The type of the TemplateProcessor expression must be a subtype of a type java.lang.template.ValidatingProcessor<R,E>, for some types R and E, otherwise a compile-time error occurs. The type of the template expression is then given by the type R.

There is no restriction on the type of any non-empty embedded expression appearing in a Template.

The static member STR is implicitly imported in every compilation unit (7.3). This member, whose type is a subtype of java.lang.template.ValidatingProcessor<String, RunTimeException>, implements simple string interpolation. The template expression STR."The answer is \{ 41+1 }" evaluates to the string "The answer is 42".

At run time, a template expression is evaluated as follows:

  1. The TemplateProcessor expression is evaluated. If the resulting value is null, then a NullPointerException is thrown and the entire template expression completes abruptly for that reason.
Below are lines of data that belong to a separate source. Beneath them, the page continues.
template <class P, int SPLIT>
SRL_DEVINL void igt_epilogue(const typename P::Params& p, int tm, int ty, int row, int c0, float (&v)[16]) {
  if constexpr (SPLIT) P::template epilogue16<1>(p, tm, ty, row, c0, v); else P::epilogue16(p, tm, ty, row, c0, v);
}
template <class P, int SPLIT>
SRL_DEVINL void igt_epilogue(const typename P::Params& p, int tm, int ty, int row, int c0, float (&v)[16], const uint4 (&pre)[2]) {
  if constexpr (SPLIT) P::template epilogue16<1>(p, tm, ty, row, c0, v, pre); else P::epilogue16(p, tm, ty, row, c0, v, pre);
}

template <class P, int SPLIT = 0>
__global__ void __launch_bounds__(IGT_THREADS) igemm_tma_kernel(const __grid_constant__ typename P::Params p) {
  using C = TmaCfg<P, SPLIT>;
  extern __shared__ uint8_t smem_raw[];
  uint8_t* smem = reinterpret_cast<uint8_t*>((reinterpret_cast<uintptr_t>(smem_raw) + 1023) & ~uintptr_t(1023));
  float* img = reinterpret_cast<float*>(smem + C::STAGES * C::STAGE_BYTES);
  uint64_t* bars = reinterpret_cast<uint64_t*>(smem + C::STAGES * C::STAGE_BYTES + 2 * WG_IMG_BYTES);
  uint64_t* full = bars;
  uint64_t* empty = bars + C::STAGES;

  const int tid = threadIdx.x;
  const int warp = tid >> 5;
  const int tm = blockIdx.x, ty = blockIdx.y;
  const int nkb = P::num_kblocks(p, tm, ty);

  if constexpr (P::ZERO_INIT) {
    if (P::zero_cta(ty)) {
      uint4* z = reinterpret_cast<uint4*>(smem);
      for (int i = tid; i < C::STAGES * C::STAGE_BYTES / 16; i += IGT_THREADS) z[i] = make_uint4(0, 0, 0, 0);
    }
    __syncthreads();
    for (int s = 0; s < C::STAGES; ++s) P::init_smem(p, tm, ty, smem + s * C::STAGE_BYTES, tid);
    fence_proxy_async_smem();
  }
  if (warp == 8 && (tid & 31) == 0) {
    for (int s = 0; s < C::STAGES; ++s) { mbar_init(&full[s], 1); mbar_init(&empty[s], 8); }
    mbar_fence_init();
    P::prefetch(p);
  }
  __syncthreads();
  pdl_wait(P::KID);
  if (tid == 256) pdl_launch();

  if (warp == 8) {
    const uint32_t leader = elect_one_sync();
    for (int kb = 0; kb < nkb; ++kb) {
      const int s = kb % C::STAGES;
      mbar_wait(&empty[s], ((kb / C::STAGES) & 1) ^ 1);
      if (leader) {
        uint8_t* sA = smem + s * C::STAGE_BYTES;
        if constexpr (SPLIT) P::issue_split(p, tm, ty, kb, sA, C::A_BYTES, C::HALF_BYTES, &full[s]);
        else P::issue(p, tm, ty, kb, sA, sA + C::A_BYTES, &full[s]);
      }
      __syncwarp();
    }
  } else {
    const int g = warp >> 2, wt = tid & 127;
    constexpr int NB = C::NB;
    uint4 pre[P::PREFETCH ? NB / 16 : 1][2];
    if constexpr (P::PREFETCH) {
#pragma unroll
      for (int c = 0; c < NB / 16; ++c) P::prefetch16(p, tm, ty, wt, g * NB + c * 16, pre[c]);
    }
    float acc[2][NB / 2];
#pragma unroll
    for (int h = 0; h < 2; ++h)
#pragma unroll
      for (int i = 0; i < NB / 2; ++i) acc[h][i] = 0.f;
    constexpr uint32_t ASTEP = P::A_MN ? 2048 / 16 : 32 / 16, BSTEP = P::B_MN ? 2048 / 16 : 32 / 16;
    constexpr uint32_t A_HI = (P::A_MN ? C::KROWS * 128 : 64 * 128) / 16;
    const uint32_t b_off = P::B_MN ? (g * NB / 64) * C::KROWS * 128 + (g * NB % 64) * 2 : g * NB * 128;
    for (int kb = 0; kb < nkb; ++kb) {
      const int s = kb % C::STAGES;
      mbar_wait(&full[s], (kb / C::STAGES) & 1);
      const uint32_t a0 = smem_u32(smem + s * C::STAGE_BYTES);
      const uint64_t ad0 = P::A_MN ? make_smem_desc(a0, C::KROWS * 128, 1024) : make_smem_desc(a0, 16, 1024);
      const uint64_t bd0 = P::B_MN ? make_smem_desc(a0 + C::A_BYTES + b_off, C::KROWS * 128, 1024) : make_smem_desc(a0 + C::A_BYTES + b_off, 16, 1024);
      wg_fence();
#pragma unroll
      for (int k = 0; k < C::MMAS; ++k) {
        const uint64_t ad = ad0 + (uint64_t)(k * ASTEP), bd = bd0 + (uint64_t)(k * BSTEP);
        wg_mma128<NB, P::A_MN ? 1 : 0, P::B_MN ? 1 : 0>(acc, ad, A_HI, bd, (kb | k) != 0);
        if constexpr (SPLIT) {
          wg_mma128<NB, P::A_MN ? 1 : 0, P::B_MN ? 1 : 0>(acc, ad, A_HI, bd + (uint64_t)(C::HALF_BYTES / 16), 1);
          wg_mma128<NB, P::A_MN ? 1 : 0, P::B_MN ? 1 : 0>(acc, ad + (uint64_t)(C::HALF_BYTES / 16), A_HI, bd, 1);
        }
      }
      wg_commit();
      if constexpr (C::STAGES > 1) {
        wg_wait_prev();
        __syncwarp();
        if (kb > 0 && (tid & 31) == 0) mbar_arrive(&empty[(kb - 1) % C::STAGES]);
      } else {
        wg_wait_all();
        __syncwarp();
        if ((tid & 31) == 0) mbar_arrive(&empty[s]);
      }
    }
    wg_wait_all();
    wg_fence_regs(acc[0]); wg_fence_regs(acc[1]);
    float* my_img = img + g * (WG_IMG_BYTES / 4);
#pragma unroll
    for (int c = 0; c < NB / 16; ++c) {
      float v[16];
      wg_acc_row16<NB>(acc, c, my_img, wt, 2 + g, v);
      if constexpr (P::PREFETCH) igt_epilogue<P, SPLIT>(p, tm, ty, wt, g * NB + c * 16, v, pre[c]);
      else igt_epilogue<P, SPLIT>(p, tm, ty, wt, g * NB + c * 16, v);
    }
  }
}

If evaluation of the TemplateProcessor completes abruptly, the entire template expression completes abruptly for the same reason.
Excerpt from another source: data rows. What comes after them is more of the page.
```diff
+        _Pragma("unroll") for (int e = 0; e < NE16; ++e)                                                  \
+            if (4 * (e * NT + wv * 64) < C::SUB) dma16s(rx, (STAGE_PTR) + 4 * (e * NT + wv * 64), woff[e], sw_); \
+        _Pragma("unroll") for (int c = 0; c < 2; ++c)                                                     \
+            _Pragma("unroll") for (int i = 0; i < 2; ++i) AN[i][c] = bload16s(rp, av[i] + 16 * c, sa);    \
+        if (++gc == cps) { gc = 0; ++gb; }                                                                \
+    }
+#define GPD_STEP(A, AN, CUR, NXT)                                                                         \
+    {   GPD_ISSUE(NXT, AN)                                                                                \
+        __builtin_amdgcn_sched_barrier(0);                                                                \
+        {   const float* Bw = (CUR);                                                                      \
+            float b[4][8];                                                                                \
+            GD_READ_B(b, Bw)                                                                              \
+            GD_MFMA(A, b)                                                                                 \
+        }                                                                                                 \
+        __builtin_amdgcn_sched_barrier(0);                                                                \
+        __syncthreads();                                                                                  \
+    }
+        f32x4 a0[2][2], a1[2][2];
+        GPD_ISSUE(lds, a0)
+        __syncthreads();
+        for (int sl = sb;;) {
+            GPD_STEP(a0, a1, lds, lds + STG)
+            if (++sl == se) break;
+            GPD_STEP(a1, a0, lds + STG, lds)
+            if (++sl == se) break;
+        }
+#undef GPD_STEP
+#undef GPD_ISSUE
+        if (sb == 0 && se == p.nslab) epilogue_g<S, 2, 4>(p, acc, m0, n0, lane, wm, wn, n0 + C::TNV);
+        else store_partial(p.ws, wk.g, wk.slot, acc, tid);
+        wk.next(se - sb);
+    }
+}
+#undef GD_READ_B
+#undef GD_MFMA
+
+constexpr int BF_DIRECT = 3;
 template <int KW, int S, int BF>
 __global__ __launch_bounds__(NT, 2) void conv_g_raw_kernel(const IgemmParams p) {
     if constexpr (BF == 0) g_raw_f32<KW, S>(p);
+    else if constexpr (BF == BF_DIRECT) g_raw_f32d<KW, S>(p);
     else g_raw_bf<KW, S, BF>(p);
 }
 template <int KW, int S, int BF>
 __global__ __launch_bounds__(NT, 2) void conv_g_ps_kernel(const IgemmParams p) {
     if constexpr (BF == 0) g_ps_f32<KW, S>(p);
+    else if constexpr (BF == BF_DIRECT) g_ps_f32d<KW, S>(p);
     else g_ps_bf<KW, S, BF>(p);
 }
 
@@ -651,11 +856,13 @@
     if (p.g_ps) {
         if (prec == 1) hipLaunchKernelGGL((conv_g_ps_kernel<KW, S, 1>), dim3(grid), dim3(NT), 0, st, p);
         else if (prec == 2) hipLaunchKernelGGL((conv_g_ps_kernel<KW, S, 2>), dim3(grid), dim3(NT), 0, st, p);
+        else if (p.g_direct) hipLaunchKernelGGL((conv_g_ps_kernel<KW, S, BF_DIRECT>), dim3(grid), dim3(NT), 0, st, p);
         else hipLaunchKernelGGL((conv_g_ps_kernel<KW, S, 0>), dim3(grid), dim3(NT), 0, st, p);
         return hipGetLastError();
     }
     if (prec == 1) hipLaunchKernelGGL((conv_g_raw_kernel<KW, S, 1>), dim3(grid), dim3(NT), 0, st, p);
     else if (prec == 2) hipLaunchKernelGGL((conv_g_raw_kernel<KW, S, 2>), dim3(grid), dim3(NT), 0, st, p);
+    else if (p.g_direct) hipLaunchKernelGGL((conv_g_raw_kernel<KW, S, BF_DIRECT>), dim3(grid), dim3(NT), 0, st, p);
     else hipLaunchKernelGGL((conv_g_raw_kernel<KW, S, 0>), dim3(grid), dim3(NT), 0, st, p);
     return hipGetLastError();
 }
diff --git a/unet-phasegen_amd/phasegen/ops.py b/unet-phasegen_amd/phasegen/ops.py
--- a/unet-phasegen_amd/phasegen/ops.py
+++ b/unet-phasegen_amd/phasegen/ops.py
@@ -180,7 +180,7 @@
 
 
 def set_conv_schedule(mode):
-    if mode < 0 or (mode & ~0x7e0ff) or (mode & 0x60000) == 0x60000 or (mode & 3) == 3 or (mode & 0x70) or (mode & 0x6000) == 0x6000:
+    if mode < 0 or (mode & ~0xfe0ff) or (mode & 0x60000) == 0x60000 or (mode & 3) == 3 or (mode & 0x70) or (mode & 0x6000) == 0x6000:
         raise ValueError("conv schedule: bad mode")
     _tls.schedule = (_tls.schedule & 0xf00) | mode
 
```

  2. If the ProcessorArgument is a StringLiteral or a TextBlock, then the result of this step is an instance of java.lang.template.StringTemplate, produced as if by invocation of the static method java.lang.template.StringTemplate.of with the argument ProcessorArgument.

    If the ProcessorArgument is a Template, then the embedded expressions e1, ..., en are evaluated to yield embedded values, v1, ..., vn. The embedded expressions are evaluated in the order that they appear in the Template, from left to right. If an embedded expression is empty, then the result of its evaluation is the null reference. If evaluation of any embedded expression completes abruptly, then the entire template expression completes abruptly for the same reason.

    Otherwise, the result of this step is a reference to an instance of a class with the following properties:

    • The class implements the java.lang.template.StringTemplate interface.

    • The instance method java.lang.template.StringTemplate.values returns the embedded values v1, ..., vn, in that order.

    • The instance method java.lang.template.StringTemplate.fragments returns exactly the fragment literals of the template, in the same order they appear in the template.

    • The instance method java.lang.template.StringTemplate.interpolate of the class instance returns the strict alternate interleaved string concatenation of (1) exactly the fragment literals in the same order they appear in the template, and (2) the embedded values v1, ..., vn, in that order, beginning with the first fragment literal.

  3. The result of evaluating the template expression is determined as if invoking the method process on the result of step 1, with the argument given by the result of step 2. If this method invocation completes abruptly, the entire template expression completes abruptly for the same reason.